Fundamentals: The fundamentals are likely to weaken, dragging down the PBR price. In terms of supply, the PBR units at Sinopec Maoming, Zibo Qixiang Tengda, and Shandong Yihua have resumed normal production. The unit at Xinjiang Lande is scheduled to take maintenance for 10 to 15 days. Overall, the PBR supply in H2 of August will likely rebound notably compared with that in H1. As for demand, the market is tepid at present, and actual dealings are weak. The tire market is expected to improve somewhat driven by the seasonality, but the improvement may be limited. Dragged by the high inventory, some tire enterprises may cut production. Besides, due to force majeure, the operating rate of the downstream non-tire rubber product industry in Beijing-Tianjin-Hebei region is likely to be affected from late August to early September, which may weaken part of the bullish expectations of the consumption peak season. Overall, there may be uncertainties in the demand recovery, while the supply is expected to increase. The weakened fundamentals may fail to bolster the PBR price.
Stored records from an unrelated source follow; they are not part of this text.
static int ensure_pinned(Slot& s, size_t nq_total) {
    if (nq_total <= s.h_cap) return VF_OK;
    if (s.h_flags) (void)hipHostFree(s.h_flags);
    if (s.h_counts) (void)hipHostFree(s.h_counts);
    s.h_flags = nullptr; s.h_counts = nullptr; s.h_cap = 0;
    size_t cap = std::max<size_t>(nq_total, 256);
    VF_HIP(hipHostMalloc((void**)&s.h_flags, cap * sizeof(int), hipHostMallocMapped));
    VF_HIP(hipHostMalloc((void**)&s.h_counts, cap * sizeof(u32), hipHostMallocMapped));
    VF_HIP(hipHostGetDevicePointer((void**)&s.d_flags, s.h_flags, 0));
    VF_HIP(hipHostGetDevicePointer((void**)&s.d_counts, s.h_counts, 0));
    s.h_cap = cap;
    return VF_OK;
}

static int build_image(vf_index* ix, int64_t mode);
// ... 140 lines not shown
static void destroy_index(vf_index* ix) {
    if (!ix) return;
    if (!ix->shards.empty()) {
        for (int i = 0; i < kSlots; ++i) {
            GroupSlot& gs = ix->gslots[i];
            for (size_t g = 0; g < ix->shards.size(); ++g) {
                (void)hipSetDevice(ix->shards[g]->device);
                (void)hipDeviceSynchronize();
                if (g < gs.dq.size()) gs.dq[g].release();
                if (g < gs.blob.size()) gs.blob[g].release();
                if (g < gs.feed.size() && gs.feed[g]) (void)hipStreamDestroy(gs.feed[g]);
                if (g < gs.ev.size() && gs.ev[g]) (void)hipEventDestroy(gs.ev[g]);
                if (g < gs.ev_hb.size() && gs.ev_hb[g]) (void)hipEventDestroy(gs.ev_hb[g]);
                if (g < gs.hb.size()) gs.hb[g].release();
            }
            (void)hipSetDevice(ix->device);
            gs.all.release();
            gs.hq.release();
            for (hipStream_t st : gs.hfeed) if (st) (void)hipStreamDestroy(st);
            for (hipEvent_t ev : gs.ev_home) if (ev) (void)hipEventDestroy(ev);
            if (gs.hq_stream) (void)hipStreamDestroy(gs.hq_stream);
            if (gs.ev_hq) (void)hipEventDestroy(gs.ev_hq);
            if (gs.ev_in) (void)hipEventDestroy(gs.ev_in);
        }
        for (vf_index* sh : ix->shards) destroy_index(sh);
        ix->shards.clear();
    }
    (void)hipSetDevice(ix->device);
    (void)hipDeviceSynchronize();
    ix->st_q.release(); ix->st_ids.release(); ix->st_sc.release(); ix->st_add.release(); ix->st_rho.release(); ix->st_cmp.release(); ix->st_rem.release();
    for (int i = 0; i < kSlots; ++i) {
        Slot& s = ix->slots[i];
        DevBuf* bufs[] = {&s.qn, &s.qimg, &s.s0, &s.cnt, &s.tau, &s.hist, &s.hist_coarse, &s.cand, &s.flags, &s.counts, &s.dense_s,
                          &s.cn_tmp, &s.parts_ids, &s.parts_sc, &s.run_ids, &s.run_sc, &s.qsel, &s.dbg, &s.wgbase, &s.tilecnt, &s.sib};
        for (DevBuf* b : bufs) b->release();
        if (s.h_flags) (void)hipHostFree(s.h_flags);
        if (s.h_counts) (void)hipHostFree(s.h_counts);
        if (s.scan_stream && s.scan_stream != s.stream) (void)hipStreamDestroy(s.scan_stream);
        if (s.stream) (void)hipStreamDestroy(s.stream);
        if (s.ev_pro) (void)hipEventDestroy(s.ev_pro);
        if (s.ev_in) (void)hipEventDestroy(s.ev_in);
        if (s.ev_done) (void)hipEventDestroy(s.ev_done);
        if (s.ev_scan) (void)hipEventDestroy(s.ev_scan);
        for (int e = 0; e < 4; ++e) if (s.ev_t[e]) (void)hipEventDestroy(s.ev_t[e]);
    }
    if (ix->owns_scan && ix->rows_scan) (void)hipFree(ix->rows_scan);
    if (ix->owns_rows && ix->rows_orig) (void)hipFree(ix->rows_orig);
    if (ix->norm) (void)hipFree(ix->norm);
    if (ix->inv_scan) (void)hipFree(ix->inv_scan);
    if (ix->cn_cache) (void)hipFree(ix->cn_cache);
    if (ix->rows_img && ix->owns_img) (void)hipFree(ix->rows_img);
    if (ix->inv_img) (void)hipFree(ix->inv_img);
    if (ix->ev_span) (void)hipEventDestroy(ix->ev_span);
    delete ix;
}

static int create_impl(vf_index** out, const void* rows, bool rows_on_device, int64_t n, int32_t d, int32_t dtype,
                       int32_t device_id, int64_t id_offset, bool adopt = false) {
    if (!out) return fail(VF_EINVAL, "vf_index_create: null out");
    *out = nullptr;
    if (n < 0 || d <= 0 || (n > 0 && !rows)) return fail(VF_EINVAL, "vf_index_create: bad rows/n/d");
    if (!known_dtype(dtype)) return fail(VF_EINVAL, "vf_index_create: unknown dtype");
    if (n >= (int64_t)0xFFFFFFFFll) return fail(VF_EUNSUPPORTED, "vf_index_create: more than 2^32-1 rows per shard");
    int ndev = 0;
    VF_HIP(hipGetDeviceCount(&ndev));
    if (device_id < 0 || device_id >= ndev) return fail(VF_EINVAL, "vf_index_create: bad device_id");
    VF_HIP(hipSetDevice(device_id));
// ... 522 lines not shown
        if (ev[i]) (void)hipEventDestroy(ev[i]);
    }
    if (rc == VF_OK) {
        rc = create_impl(out, d_rows, true, n, (int32_t)h.d, (int32_t)h.dtype, device_id, id_offset, true);
        if (rc == VF_OK) { (*out)->owns_rows = true; d_rows = nullptr; }
    }
    if (d_rows) (void)hipFree(d_rows);
    return rc;
}

extern "C" int vf_index_destroy(vf_index* ix) {
    DeviceGuard restore_callers_device;
    if (!ix) return VF_OK;
    destroy_index(ix);
    return VF_OK;
}

extern "C" int vf_index_info(vf_index* ix, int64_t* n, int32_t* d, int32_t* dtype, int32_t* device_id) {
    if (!ix) return fail(VF_EINVAL, "vf_index_info: null handle");
    if (n) *n = ix->n;
    if (d) *d = ix->d;
    if (dtype) *dtype = ix->dtype;
    if (device_id) *device_id = ix->device;
    return VF_OK;
}

extern "C" int vf_index_stats(vf_index* ix, vf_search_stats* out) {
    if (!ix || !out) return fail(VF_EINVAL, "vf_index_stats: null argument");
    std::lock_guard<std::mutex> g(ix->mu);
    *out = ix->stats;
    return VF_OK;
}

extern "C" int vf_index_profile(vf_index* ix, double* scan_ms_total, int64_t* scan_launches, double* pipeline_ms_total,
                                int64_t* scan_bytes_per_launch) {
    if (!ix) return fail(VF_EINVAL, "vf_index_profile: null handle");
    std::lock_guard<std::mutex> g(ix->mu);
    double sm = ix->prof_scan_ms, pm = ix->prof_pipe_ms;
    int64_t nl = ix->prof_launches, nb = ix->prof_bytes;
    for (vf_index* sh : ix->shards) {
        std::lock_guard<std::mutex> lk(sh->mu);
        sm += sh->prof_scan_ms; pm += sh->prof_pipe_ms; nl += sh->prof_launches;
        if (nb == 0) nb = sh->prof_bytes;
    }
    if (scan_ms_total) *scan_ms_total = sm;
    if (scan_launches) *scan_launches = nl;
    if (pipeline_ms_total) *pipeline_ms_total = pm;
    if (scan_bytes_per_launch) *scan_bytes_per_launch = nb;
    return VF_OK;
}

In summary, in H2 of August, the PBR price is likely to continue to climb, but the increment may be limited. The influence of “anti-involution” policies will likely continue to underpin the PBR price, but the fundamentals may weaken, curbing the upper end of the PBR price. In the short term, although some imported butadiene resources are expected to arrive at ports and new butadiene units may come on stream, the supply growth is expected to fail to offset the output losses caused by the unit maintenance at PetroChina Fushun. The cost may bolster the PBR market. Some PBR units are about to be restarted, weighing on the trading sentiments in the market. As for the demand, the operating rate of the tire industry is likely to edge up. However, there may be uncertainties in the operating rate of non-tire rubber product industries in Beijing-Tianjin-Hebei region, dragging down the market trading sentiments. Thus, fundamentals are expected to weaken.
Risk notice: The continuous typhoons in major natural rubber production areas will likely curb the natural rubber production in Q3, driving up the natural rubber price. Besides, there may be uncertainties in the tariff issue. Attention should be paid to the influence of the tariff issue on the commodity market sentiments.